I've been reading threads like this one but any of them seems to work for my case. I'm trying to parallelize the following toy example to fill a Numpy array inside a for loop using Multiprocessing in Python:
import numpy as np
from multiprocessing import Pool
import time
def func1(x, y=1):
return x**2 + y
def func2(n, parallel=False):
my_array = np.zeros((n))
# Parallelized version:
if parallel:
pool = Pool(processes=6)
for idx, val in enumerate(range(1, n+1)):
result = pool.apply_async(func1, [val])
my_array[idx] = result.get()
# Not parallelized version:
for i in range(1, n+1):
my_array[i-1] = func1(i)
return my_array
def main():
start = time.time()
my_array = func2(60000)
end = time.time()
print("Normal time: {}\n".format(end-start))
start_parallel = time.time()
my_array_parallelized = func2(60000, parallel=True)
end_parallel = time.time()
print("Time based on multiprocessing: {}".format(end_parallel-start_parallel))
if __name__ == '__main__':
The lines in the code based on Multiprocessing seem to work and give you the right results. However, it takes far longer than the non parallelized version. Here is the output of both versions:
[2.00000e+00 5.00000e+00 1.00000e+01 ... 3.59976e+09 3.59988e+09
Normal time: 0.01605963706970215
[2.00000e+00 5.00000e+00 1.00000e+01 ... 3.59976e+09 3.59988e+09
Time based on multiprocessing: 2.8775112628936768
My intuition tells me that it should be a better way of capturing results from pool.apply_async(). What am I doing wrong? What is the most efficient way to accomplish this? Thx.
Creating processes is expensive. On my machine it take at leas several hundred of microsecond per process created. Moreover, the multiprocessing module copy the data to be computed between process and then gather the results from the process pool. This inter-process communication is very slow too. The problem is that your computation is trivial and can be done very quickly, likely much faster than all the introduced overhead. The multiprocessing module is only useful when you are dealing with quite small datasets and perform intensive computation (compared to the amount of computed data).

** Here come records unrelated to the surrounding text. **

+template <int G, bool BPC>
+__device__ __forceinline__ void res_cpt_plan_loads(const ResidentPlan &pl, int tid, unsigned wbase, ResVarState<float, G> &st,
+                                                   unsigned &chk_cells, int &dc_pre, unsigned &bcol)
+{
+    const unsigned lane = (unsigned)tid - wbase;
+    st.cells = pl.vcell[wbase >> 6];
+    chk_cells = pl.ccell[wbase >> 6];
+#pragma unroll
+    for (int r = 0; r < kResRegVars; ++r) {
+        const unsigned qb = ((st.cells >> (8 * r)) & 0xffu) ? wbase + (unsigned)(r * kResCptThreads) : 0u;
+        st.plo[r] = *res_at(pl.vslot_lo, qb + lane);
+    }
+    st.phi0 = *res_at(pl.vslot_hi, min((unsigned)tid, (unsigned)max(pl.n_hi, 1) - 1u));
+    const unsigned pc = min((unsigned)tid, (unsigned)pl.m - 1u);
+    dc_pre = *res_at(pl.dc_s, pc);
+    bcol = BPC ? *res_at(pl.bslot_c, pc) : 0u;
+}
+
+template <int G>
+__device__ __forceinline__ void res_cpt_stage_llrs(const ResidentPlan &pl, const float *__restrict__ g_llr, long long b0, int tid,
+                                                   unsigned wbase)
+{
+    using P = Pack<float, G>;
+    constexpr int K = kCptRows, NT = kResCptThreads;
+    const unsigned n = (unsigned)pl.n;
+    const float *row[G];
+#pragma unroll
+    for (int g = 0; g < G; ++g) row[g] = res_row(g_llr, (size_t)(b0 + g) * n);
+    unsigned ip[K];
+    P v[K];
+#pragma unroll
+    for (int k = 0; k < K - 1; ++k) {
+        const unsigned j = (unsigned)tid + (unsigned)(k * NT);
+        ip[k] = *res_at(pl.inv_perm_v, j);
+#pragma unroll
+        for (int g = 0; g < G; ++g) v[k].x[g] = res_stream_load(res_at(row[g], j));
+    }
+    const bool last = wbase + (unsigned)((K - 1) * NT) < n;
+    if (last) {
+        const unsigned j = min((unsigned)tid + (unsigned)((K - 1) * NT), n - 1u);
+        ip[K - 1] = *res_at(pl.inv_perm_v, j);
+#pragma unroll
+        for (int g = 0; g < G; ++g) v[K - 1].x[g] = res_stream_load(res_at(row[g], j));
+    }
+#pragma unroll
+    for (int k = 0; k < K - 1; ++k) lds_store<P>(ip[k] * (unsigned)sizeof(P), v[k]);
+    if (last) lds_store<P>(ip[K - 1] * (unsigned)sizeof(P), v[K - 1]);
+}
+
+template <int G, int R>
+__device__ __forceinline__ void res_cpt_init_round(const ResidentPlan &pl, const ResVarState<float, G> &st, int tid, bool zero)
+{
+    using P = Pack<float, G>;
+    const unsigned cd = (st.cells >> (8 * R)) & 0xffu;
+    if (cd == kCellEmpty) return;
+    const uint4 slo = plan_unpack(st.plo[R]), shi = R == 0 ? plan_unpack(st.phi0) : make_uint4(0, 0, 0, 0);
+    const unsigned off[8] = {slo.x, slo.y, slo.z, slo.w, shi.x, shi.y, shi.z, shi.w};
+    P l = st.l[R];
+    if (zero) {
+#pragma unroll
+        for (int g = 0; g < G; ++g) l.x[g] = 0.0f;
+    }
+    if (cd == kCellMixed) {
+        const int dv = (int)(pl.vmeta[tid + R * kResCptThreads] & 0xffu);
+#pragma unroll
+        for (int e = 0; e < (R == 0 ? 8 : 4); ++e)
+            if (e < dv) lds_store<P>(off[e], l);
+        return;
+    }
+    if ((cd & kCellHoles) && st.plo[R].y == kResHole) return;
+    const int dv = (int)(cd & 0xfu);
+#pragma unroll
+    for (int e = 0; e < (R == 0 ? 8 : 4); ++e)
+        if (e < dv) lds_store<P>(off[e], l);
+}
+
+template <int G, int MS>
+__device__ __forceinline__ void res_cpt_syndrome_slots(unsigned cw, int dc, unsigned *sh_unsat, int tid)
+{
+    constexpr unsigned kSlot = sizeof(Pack<float, G>), stride = (unsigned)MS * kSlot;
+    auto body = [&]() {
+        unsigned x = 0;
+        res_walk_edges((unsigned)tid * kSlot, stride, chk_lo(cw), chk_spread(cw), dc, [&](unsigned addr, auto kc) {
+            constexpr int K = decltype(kc)::value;
+            unsigned v[K];
+#pragma unroll
+            for (int k = 0; k < K; ++k) v[k] = lds_load<unsigned>(addr + k * stride);
+            if constexpr (K == 1) {
+                x ^= v[0];
+            } else {
+#pragma unroll
+                for (int k = 0; k < K; k += 2) x = __builtin_amdgcn_bitop3_b32(x, v[k], v[k + 1], 0x96);
+            }
+        });
+        if (x) atomicOr(sh_unsat, x);
+    };
+    const int lanes = chk_lanes(cw);
+    if (lanes == 64) body();
+    else if ((tid & 63) < lanes) body();
+}
+
+template <int G>
+__device__ __forceinline__ void res_cpt_emit(const ResidentPlan &pl, const ResidentArgs &a, long long b0, const unsigned (&ip)[kCptRows],
+                                             int iters, unsigned unsat, int tid, unsigned wbase)
+{
+    using P = Pack<float, G>;
+    constexpr int K = kCptRows, NT = kResCptThreads;
+    const unsigned n = (unsigned)pl.n, jl = (unsigned)tid + (unsigned)((K - 1) * NT), jwl = wbase + (unsigned)((K - 1) * NT);
+    const bool last = jwl < n;
+    const bool part = jwl + 64u > n;
+    if (a.posterior || a.bits || a.packed) {
+        P p[K];
+#pragma unroll
+        for (int k = 0; k < K - 1; ++k) p[k] = lds_load<P>(ip[k] * (unsigned)sizeof(P));
+        if (last) p[K - 1] = lds_load<P>(ip[K - 1] * (unsigned)sizeof(P));
+        if (a.posterior) {
+            float *row[G];
+#pragma unroll
+            for (int g = 0; g < G; ++g) {
+                row[g] = res_row(a.posterior, (size_t)(b0 + g) * n);
+#pragma unroll
+                for (int k = 0; k < K - 1; ++k) res_stream_store(res_at(row[g], (unsigned)tid + (unsigned)(k * NT)), p[k].x[g]);
+            }
+            if (last && (!part || jl < n)) {
+#pragma unroll
+                for (int g = 0; g < G; ++g) res_stream_store(res_at(row[g], jl), p[K - 1].x[g]);
+            }
+        }
+        if (a.bits) {
+            int *row[G];
+#pragma unroll
+            for (int g = 0; g < G; ++g) {
+                row[g] = res_row(a.bits, (size_t)(b0 + g) * n);
+#pragma unroll
+                for (int k = 0; k < K - 1; ++k)
+                    res_stream_store(res_at(row[g], (unsigned)tid + (unsigned)(k * NT)), p[k].x[g] < 0.0f ? 1 : 0);
+            }
+            if (last && (!part || jl < n)) {
+#pragma unroll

Hopefully, when it comes to numericals computations using Numpy, there is a simple and fast way to parallelize your application: the Numba JIT. Numba can parallelize a code if you explicitly use parallel structures (parallel=True
and prange
). It uses threads and not heavy processes that are working in shared memory. Numba can overcome the GIL if your code does not deal with native types and Numpy arrays instead of pure Python dynamic object (lists, big integers, classes, etc.). Here is an example:
import numpy as np
import numba as nb
import time
def func1(x, y=1):
return x**2 + y
@nb.njit('float64[:](int64)', parallel=True)
def func2(n):
my_array = np.zeros(n)
for i in nb.prange(1, n+1):
my_array[i-1] = func1(i)
return my_array
def main():
start = time.time()
my_array = func2(60000)
end = time.time()
print("Numba time: {}\n".format(end-start))
if __name__ == '__main__':
Because Numba compiles the code at runtime, it is able to fully optimize the loop to a no-op resulting in a time close to 0 second in this case.